🤖 AI Summary
This work addresses the instability and insufficient exploration often encountered when large language models are trained with reinforcement learning using external tools, primarily due to improper tool usage. To mitigate these issues, the authors propose the TAO-RL framework, which jointly designs a tool-aware trajectory filtering mechanism and an entropy-guided exploration strategy. High-quality trajectories are selected based on execution success rates and result consistency, while an entropy-guided adjustment of the advantage function following tool invocations enhances diversity at critical decision points. Experimental results demonstrate that TAO-RL consistently outperforms existing methods across seven complex reasoning benchmarks and three model scales, confirming its effectiveness and scalability.
📝 Abstract
Agentic reinforcement learning (RL) equips large language models (LLMs) with tool-use capabilities that substantially improve reasoning on complex tasks.

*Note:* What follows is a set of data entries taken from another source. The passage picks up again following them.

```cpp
template <class C, int K1, int V1>
ECCX_DEV auto u_sqr(const U<C, K1, V1>& a) {
  if constexpr (!UB<C>::ksq_ok(K1) || (UB<C>::vout(V1, V1) > 3)) {
    return u_sqr(u_reduce(a));
  } else {
    U<C, 1, UB<C>::vout(V1, V1)> r;
    u_mul_core<C, true, false>(r.v, a.v, a.v);
    return r;
  }
}

template <class C, int K1, int V1>
ECCX_DEV auto u_mul_k(const U<C, K1, V1>& a, const uint32_t (&k)[C::N]) {
  if constexpr (!UB<C>::kk_ok(K1, 1) || (UB<C>::vout(V1, 1) > 3)) {
    return u_mul_k(u_reduce(a), k);
  } else {
    U<C, 1, UB<C>::vout(V1, 1)> r;
    u_mul_core<C, false, true>(r.v, a.v, k);
    return r;
  }
}

template <class C>
ECCX_DEV U<C, 1, 2> u_mul_k_exit(const U<C, 1, 3>& a, const uint32_t (&k)[C::N]) {
  static_assert(UB<C>::MONT && UB<C>::vout(3, 1) <= 2, "Montgomery fields; a reduced operand times a constant below p");
  U<C, 1, 2> r;
  u_mul_core_mont<C, false, true, false>(r.v, a.v, k);
  return r;
}

template <class C, int K1, int V1>
ECCX_DEV U<C, 1, 2> u_mul_small(const U<C, K1, V1>& a, uint32_t k) {
  static_assert(C::KIND == UK_PM19 || C::KIND == UK_GOLDILOCKS, "written for 2^255 - 19 and 2^448 - 2^224 - 1");
  constexpr int N = C::N;
  uint32_t t[N];
  uint64_t acc = 0;
#pragma unroll
  for (int i = 0; i < N; ++i) {
    umad1_v(acc, a.v[i], k);
    t[i] = (uint32_t)acc & C::MASK;
    acc >>= C::B;
  }
  if constexpr (C::KIND == UK_GOLDILOCKS) u_gold_tail<C>(t, acc);
  else u_pm_tail<C>(t, acc);
  U<C, 1, 2> r;
#pragma unroll
  for (int i = 0; i < N; ++i) r.v[i] = t[i];
  return r;
}

template <class C, int K1, int V1, int K2, int V2>
ECCX_DEV auto u_add(const U<C, K1, V1>& a, const U<C, K2, V2>& b) {
  if constexpr (K1 + K2 > UB<C>::KMAX) {
    if constexpr (K1 >= K2) return u_add(u_reduce(a), b);
    else return u_add(a, u_reduce(b));
  } else {
    U<C, K1 + K2, V1 + V2> r;
#pragma unroll
    for (int i = 0; i < C::N; ++i) r.v[i] = a.v[i] + b.v[i];
    return r;
  }
}

template <class C, int K1, int V1, int K2, int V2>
ECCX_DEV auto u_sub(const U<C, K1, V1>& a, const U<C, K2, V2>& b) {
  if constexpr (K2 != 1 || V2 > 3) {
    return u_sub(a, u_reduce(b));
  } else if constexpr (K1 + 2 > UB<C>::KMAX) {
    return u_sub(u_reduce(a), b);
  } else {
    U<C, K1 + 2, V1 + 4> r;
#pragma unroll
// ... 179 lines not shown
```

Measured before the change: 79.09 million.

## Use signed-difference madd and precomputed negated-y table entries in COZ ladder

For public-scalar, non-GLV curves with dense p = -1 mod 2^B, the mixed add now forms H and R as signed differences. It squares and multiplies them with new signed Montgomery kernels, which skips the reductions, and does the zero tests only on wave-uniform rare paths through Z3. The precomputed table also stores -y in its third slot, so the Booth digit sign picks a column at load time instead of negating and reducing each step. A signed co-Z addition for table building is added but left off by default, and a standalone signed-square check build is added to the setup.

```diff
diff --git a/__graft_entry__.py b/__graft_entry__.py
--- a/__graft_entry__.py
+++ b/__graft_entry__.py
@@ -32,8 +32,10 @@
         "hip_msm",
         "hip_sat",
     ]
+    makes = [["make", "-C", os.path.join(ROOT, "tests", d)] for d in test_libs]
+    makes.append(["make", "-C", os.path.join(ROOT, "tests", "hip"), "-f", "signed_sq_check.mk"])
     with ThreadPoolExecutor(max_workers=int(jobs)) as pool:
-        list(pool.map(lambda d: subprocess.check_call(["make", "-C", os.path.join(ROOT, "tests", d)]), test_libs))
+        list(pool.map(subprocess.check_call, makes))
     import eccoxide_amd
     from eccoxide_amd import _lib
 
diff --git a/eccoxide_amd/csrc/kernels_coz.hpp b/eccoxide_amd/csrc/kernels_coz.hpp
--- a/eccoxide_amd/csrc/kernels_coz.hpp
+++ b/eccoxide_amd/csrc/kernels_coz.hpp
@@ -265,6 +265,76 @@
   r.z = u_fit<UJac<CU>::ZK, UJac<CU>::ZV>(u_mul(p.z, h));
 }
 
+#ifndef ECCX_COZ_MADD_SIGNED_HR
+#define ECCX_COZ_MADD_SIGNED_HR 1
+#endif
+#ifndef ECCX_COZ_TABLE_NEG_Y
+#define ECCX_COZ_TABLE_NEG_Y 1
+#endif
+#ifndef ECCX_COZ_ZADDU_SIGNED
+#define ECCX_COZ_ZADDU_SIGNED 0
+#endif
+
+template <class CU>
+ECCX_DEV void u2_load_xc(U<CU, 1, 3>& x, U<CU, 1, 3>& y, const uint32_t* __restrict__ row, bool third) {
+  constexpr int N = CU::N;
+  const uint32_t* xs = static_cast<const uint32_t*>(__builtin_assume_aligned(row, 16));
+  const uint32_t* ys = row + (third ? 2 * N : N);
+#pragma unroll
+  for (int i = 0; i < N; ++i) x.v[i] = xs[i];
+#pragma unroll
+  for (int i = 0; i < N; ++i) y.v[i] = ys[i];
+}
+
+template <class CU>
+ECCX_DEV void ujac_madd_shr(UJac<CU>& r, bool& z3_zero, US<CU, 1, 3>& h_out, US<CU, 1, 3>& r_out, const UJac<CU>& p,
+                            const U<CU, 1, 3>& x2, const U<CU, 1, 3>& y2) {
+  static_assert(UBS<CU>::DENSE, "written for p = -1 mod 2^B with p + 1 as plain digits");
+  auto z1z1 = u_sqr(p.z);
+  auto u2 = u_mul(x2, z1z1);
+  auto t = u_mul(p.z, z1z1);
+  auto s2 = u_mul(y2, t);
+  const auto h = u_sdiff(u2, p.x);
+  const auto rr = u_sdiff(s2, p.y);
+  auto hh = u_ssqr(h);
+  auto hhh = u_smul(hh, h);
+  auto v = u_mul(p.x, hh);
+  auto r2 = u_ssqr(rr);
+  auto x3 = u_reduce(u_sub(u_sub(u_sub(r2, hhh), v), v));
+  r.x = x3;
+  r.y = u_mul_sub(rr, u_sdiff(v, x3), p.y, hhh);
+  const U<CU, 1, 3> z3 = u_smul(p.z, h);
+  z3_zero = u_is_zero_mod_p(z3);
+  r.z = u_as<UJac<CU>::ZK, UJac<CU>::ZV>(z3);
+  h_out = h;
+  r_out = rr;
+}
+
+template <class CU>
+ECCX_DEV void ujac_madd_ys(UJac<CU>& r, bool& h_zero, bool& r_zero, const UJac<CU>& p, const U<CU, 1, 3>& x2,
+                           const U<CU, 1, 3>& y2) {
+  static_assert(UBS<CU>::DENSE, "written for p = -1 mod 2^B with p + 1 as plain digits");
+  auto z1z1 = u_sqr(p.z);
+  auto u2 = u_mul(x2, z1z1);
+  auto t = u_mul(p.z, z1z1);
+  auto s2 = u_mul(y2, t);
+  auto h = u_reduce(u_sub(u2, p.x));
+  auto rr = u_reduce(u_sub(s2, p.y));
+  h_zero = u_is_zero_mod_p(h);
+  r_zero = u_is_zero_mod_p(rr);
+  auto hh = u_sqr(h);
+  auto hhh = u_mul(h, hh);
+  auto v = u_mul(p.x, hh);
+  auto r2 = u_sqr(rr);
+  auto x3 = u_reduce(u_sub(u_sub(u_sub(r2, hhh), v), v));
+  r.x = x3;
+  r.y = u_mul_sub(rr, u_sdiff(v, x3), p.y, hhh);
+  r.z = u_fit<UJac<CU>::ZK, UJac<CU>::ZV>(u_mul(p.z, h));
+}
+
+template <class CU>
+ECCX_DEV bool us_is_zero_mod_p(const US<CU, 1, 3>& a) { return u_is_zero_mod_p(u_reduce(u_unsigned(a))); }
+
 template <class CU>
 ECCX_DEV void uzaddu(U<CU, 1, 3>& x1, U<CU, 1, 3>& y1, U<CU, 1, 3>& x2, U<CU, 1, 3>& y2, U<CU, 1, 3>& d_out, bool& d_zero) {
   const auto d = u_reduce(u_sub(x1, x2));
@@ -282,6 +352,51 @@
   x1 = w1;
   y1 = a1;
   d_out = d;
+}
+
+template <class CU>
+ECCX_DEV void uzaddu_signed(U<CU, 1, 3>& x1, U<CU, 1, 3>& y1, U<CU, 1, 3>& x2, U<CU, 1, 3>& y2, US<CU, 1, 3>& d_out) {
+  static_assert(UBS<CU>::DENSE, "written for p = -1 mod 2^B with p + 1 as plain digits");
+  const auto d = u_sdiff(x1, x2);
+  const auto c = u_ssqr(d);
+  const U<CU, 1, 3> w1 = u_fit<1, 3>(u_mul(x1, c));
+  const auto w2 = u_mul(x2, c);
+  const auto e = u_sdiff(y1, y2);
+  const auto dd = u_ssqr(e);
+  const U<CU, 1, 3> a1 = u_fit<1, 3>(u_mul(y1, u_sub(w1, w2)));
+  const auto x3 = u_reduce(u_sub(u_sub(dd, w1), w2));
+  const auto y3m = u_smul(e, u_sdiff(w1, x3));
+  x2 = x3;
+  y2 = u_reduce(u_sub(y3m, a1));
+  x1 = w1;
+  y1 = a1;
+  d_out = d;
+}
+
+template <class CU>
+ECCX_DEV void u3_store(uint32_t* __restrict__ row, const U<CU, 1, 3>& x, const U<CU, 1, 3>& y, const US<CU, 1, 3>& z) {
+  constexpr int N = CU::N;
+  constexpr int W = urow3_words<CU>();
+  uint32_t w[W];
+#pragma unroll
+  for (int i = 0; i < W; ++i) w[i] = i < N ? x.v[i] : (i < 2 * N ? y.v[i - N] : (i < 3 * N ? (uint32_t)z.v[i - 2 * N] : 0u));
+  uint4* dst = reinterpret_cast<uint4*>(row);
+#pragma unroll
+  for (int i = 0; i < W / 4; ++i) dst[i] = make_uint4(w[4 * i], w[4 * i + 1], w[4 * i + 2], w[4 * i + 3]);
+}
+template <class CU>
+ECCX_DEV void u3_load(U<CU, 1, 3>& x, U<CU, 1, 3>& y, US<CU, 1, 3>& z, const uint32_t* __restrict__ row) {
+  constexpr int N = CU::N;
+  constexpr int W = urow3_words<CU>();
+  uint32_t w[W];
+  const uint4* src = reinterpret_cast<const uint4*>(row);
+#pragma unroll
+  for (int i = 0; i < W / 4; ++i) {
+    const uint4 q = src[i];
+    w[4 * i] = q.x; w[4 * i + 1] = q.y; w[4 * i + 2] = q.z; w[4 * i + 3] = q.w;
+  }
+#pragma unroll
+  for (int i = 0; i < N; ++i) { x.v[i] = w[i]; y.v[i] = w[N + i]; z.v[i] = (int32_t)w[2 * N + i]; }
 }
 
 template <class CU>
@@ -401,6 +516,12 @@
   constexpr int WR = urowc_words<CU>();
   static_assert(!ISO || WR >= 16 + N, "row 0 holds the split scalar and zeta");
   using T = U<CU, 1, 3>;
+  constexpr bool DENSE_PUB = UBS<CU>::DENSE && !CT && !GLV;
+  constexpr bool MADD_SHR = DENSE_PUB && ECCX_COZ_MADD_SIGNED_HR != 0;
+  constexpr bool NEG_Y = DENSE_PUB && ECCX_COZ_TABLE_NEG_Y != 0;
+  constexpr bool ZADDU_S = DENSE_PUB && ECCX_COZ_ZADDU_SIGNED != 0;
+  static_assert(!ZADDU_S || !ISO, "the signed ratios' product is the a = -3 ladders' zeta");
+  using TR = std::conditional_t<ZADDU_S, US<CU, 1, 3>, T>;
   uint32_t* slab = scratch + ((size_t)blockIdx.x * FAST_TABLE_ROWS * WG + threadIdx.x) * (size_t)WR;
   auto row = [&](uint32_t e) { return slab + (size_t)e * WG * WR; };
   constexpr int WC = urow2_words<CU>();
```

However, integrating external tools often destabilizes training: over-reliance on tools can induce input distribution shift, while overly conservative tool use limits effective exploration. To address this issue, we propose a unified framework TAO-RL that couples tool-aware trajectory filtering with entropy-guided exploration for efficient policy optimization. Specifically, at the data level, TAO-RL filters rollout trajectories along two criteria: discarding those where all tool invocations fail to execute, and removing those where all rollouts are either correct or incorrect, as both cases yield degenerate advantage estimates that contribute no discriminative learning signal. This joint filtering retains data that are both tool-capable and informative, establishing a high-quality training distribution. At the algorithmic level, we introduce a tool-aware entropy-guided bonus that reshapes the advantage function at post-tool-call tokens, encouraging the policy to explore more diverse reasoning paths at critical decision points. These two components are mutually reinforcing: trajectory filtering establishes a clean and informative training foundation, while entropy-guided exploration drives stronger reasoning behaviors at critical tool-interaction junctures. Extensive experiments on 7 challenging reasoning benchmarks across 3 model scales demonstrate the superiority of TAO-RL over existing methods.